Your assignment =
This exercise calls for every record to be set down again, exactly and in full.

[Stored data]
struct Rng {
    uint32_t d, v0, v1, v2, v3, v4;
};
constexpr uint32_t kRngWeyl = 362437u;
RT_DEV void rng_step(Rng &s) {
    uint32_t t = s.v0 ^ (s.v0 >> 2);
    s.v0 = s.v1;
    s.v1 = s.v2;
    s.v2 = s.v3;
    s.v3 = s.v4;
    s.v4 = (s.v4 ^ (s.v4 << 4)) ^ (t ^ (t << 1));
}
RT_DEV uint32_t rng_next(Rng &s) {
    rng_step(s);
    s.d += kRngWeyl;
    return s.v4 + s.d;
}
RT_DEV Rng rng_sample_stream(uint32_t seed_lo, uint32_t seed_hi, unsigned long long key) {
    unsigned long long z = (((unsigned long long)seed_hi << 32) | seed_lo) + 0x9E3779B97F4A7C15ull * (key + 1ull);
    z = (z ^ (z >> 30)) * 0xBF58476D1CE4E5B9ull;
    z = (z ^ (z >> 27)) * 0x94D049BB133111EBull;
    z ^= z >> 31;
    const uint32_t s0 = (uint32_t)z ^ 0xaad26b49u, s1 = (uint32_t)(z >> 32) ^ 0xf7dcefddu;
    const uint32_t t0 = 1099087573u * s0, t1 = 2591861531u * s1;
    Rng r;
    r.d = 6615241u + t1 + t0;
    r.v0 = 123456789u + t0;
    r.v1 = 362436069u ^ t0;
    r.v2 = 521288629u + t1;
    r.v3 = 88675123u ^ t1;
    r.v4 = 5783321u + t0;
    return r;
}
RT_DEV float rng_to_uniform(uint32_t draw) { return (float)draw * 2.3283064e-10f + (2.3283064e-10f / 2.0f); }
RT_DEV float rng_uniform(Rng &s) { return rng_to_uniform(rng_next(s)); }

struct Tri {
    V3 p0, e1, e2, n;
};
RT_DEV Tri load_tri(const float4 *__restrict__ tris, int k) {
    const float4 *q = (const float4 *)((const char *)tris + __umul24((unsigned)k, 48u));
    float4 a = q[0];
    float4 b = q[1];
    float4 c = q[2];
    Tri t;
    t.p0 = mk(a.x, a.y, a.z);
    t.e1 = mk(a.w, b.x, b.y);
    t.e2 = mk(b.z, b.w, c.x);
    t.n = mk(c.y, c.z, c.w);
    return t;
}
RT_DEV bool tri_intersect(const Tri &tr, V3 o, V3 d, float tmax, float &t_out, float &u_out, float &v_out) {
    V3 c = sub(tr.p0, o);
    V3 r = cross(d, c);
    float inv_det = 1.f / dot(d, tr.n);
    float u = inv_det * dot(tr.e2, r);
    float v = inv_det * dot(tr.e1, r);
    float t = inv_det * dot(c, tr.n);
    t_out = t;
    u_out = u;
    v_out = v;
    return u >= 0.0f && v >= 0.0f && (u + v) <= 1.0f && 0 < t && t <= tmax;
}
RT_DEV V3 tri_point(const Tri &tr, float u, float v) { return add(sub(tr.p0, scale(tr.e1, u)), scale(tr.e2, v)); }
RT_DEV float tri_area(const Tri &tr) { return 0.5f * len(tr.n); }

Response to this task =
struct Rng {
    uint32_t d, v0, v1, v2, v3, v4;
};
constexpr uint32_t kRngWeyl = 362437u;
RT_DEV void rng_step(Rng &s) {
    uint32_t t = s.v0 ^ (s.v0 >> 2);
    s.v0 = s.v1;
    s.v1 = s.v2;
    s.v2 = s.v3;
    s.v3 = s.v4;
    s.v4 = (s.v4 ^ (s.v4 << 4)) ^ (t ^ (t << 1));
}
RT_DEV uint32_t rng_next(Rng &s) {
    rng_step(s);
    s.d += kRngWeyl;
    return s.v4 + s.d;
}
RT_DEV Rng rng_sample_stream(uint32_t seed_lo, uint32_t seed_hi, unsigned long long key) {
    unsigned long long z = (((unsigned long long)seed_hi << 32) | seed_lo) + 0x9E3779B97F4A7C15ull * (key + 1ull);
    z = (z ^ (z >> 30)) * 0xBF58476D1CE4E5B9ull;
    z = (z ^ (z >> 27)) * 0x94D049BB133111EBull;
    z ^= z >> 31;
    const uint32_t s0 = (uint32_t)z ^ 0xaad26b49u, s1 = (uint32_t)(z >> 32) ^ 0xf7dcefddu;
    const uint32_t t0 = 1099087573u * s0, t1 = 2591861531u * s1;
    Rng r;
    r.d = 6615241u + t1 + t0;
    r.v0 = 123456789u + t0;
    r.v1 = 362436069u ^ t0;
    r.v2 = 521288629u + t1;
    r.v3 = 88675123u ^ t1;
    r.v4 = 5783321u + t0;
    return r;
}
RT_DEV float rng_to_uniform(uint32_t draw) { return (float)draw * 2.3283064e-10f + (2.3283064e-10f / 2.0f); }
RT_DEV float rng_uniform(Rng &s) { return rng_to_uniform(rng_next(s)); }

struct Tri {
    V3 p0, e1, e2, n;
};
RT_DEV Tri load_tri(const float4 *__restrict__ tris, int k) {
    const float4 *q = (const float4 *)((const char *)tris + __umul24((unsigned)k, 48u));
    float4 a = q[0];
    float4 b = q[1];
    float4 c = q[2];
    Tri t;
    t.p0 = mk(a.x, a.y, a.z);
    t.e1 = mk(a.w, b.x, b.y);
    t.e2 = mk(b.z, b.w, c.x);
    t.n = mk(c.y, c.z, c.w);
    return t;
}
RT_DEV bool tri_intersect(const Tri &tr, V3 o, V3 d, float tmax, float &t_out, float &u_out, float &v_out) {
    V3 c = sub(tr.p0, o);
    V3 r = cross(d, c);
    float inv_det = 1.f / dot(d, tr.n);
    float u = inv_det * dot(tr.e2, r);
    float v = inv_det * dot(tr.e1, r);
    float t = inv_det * dot(c, tr.n);
    t_out = t;
    u_out = u;
    v_out = v;
    return u >= 0.0f && v >= 0.0f && (u + v) <= 1.0f && 0 < t && t <= tmax;
}
RT_DEV V3 tri_point(const Tri &tr, float u, float v) { return add(sub(tr.p0, scale(tr.e1, u)), scale(tr.e2, v)); }
RT_DEV float tri_area(const Tri &tr) { return 0.5f * len(tr.n); }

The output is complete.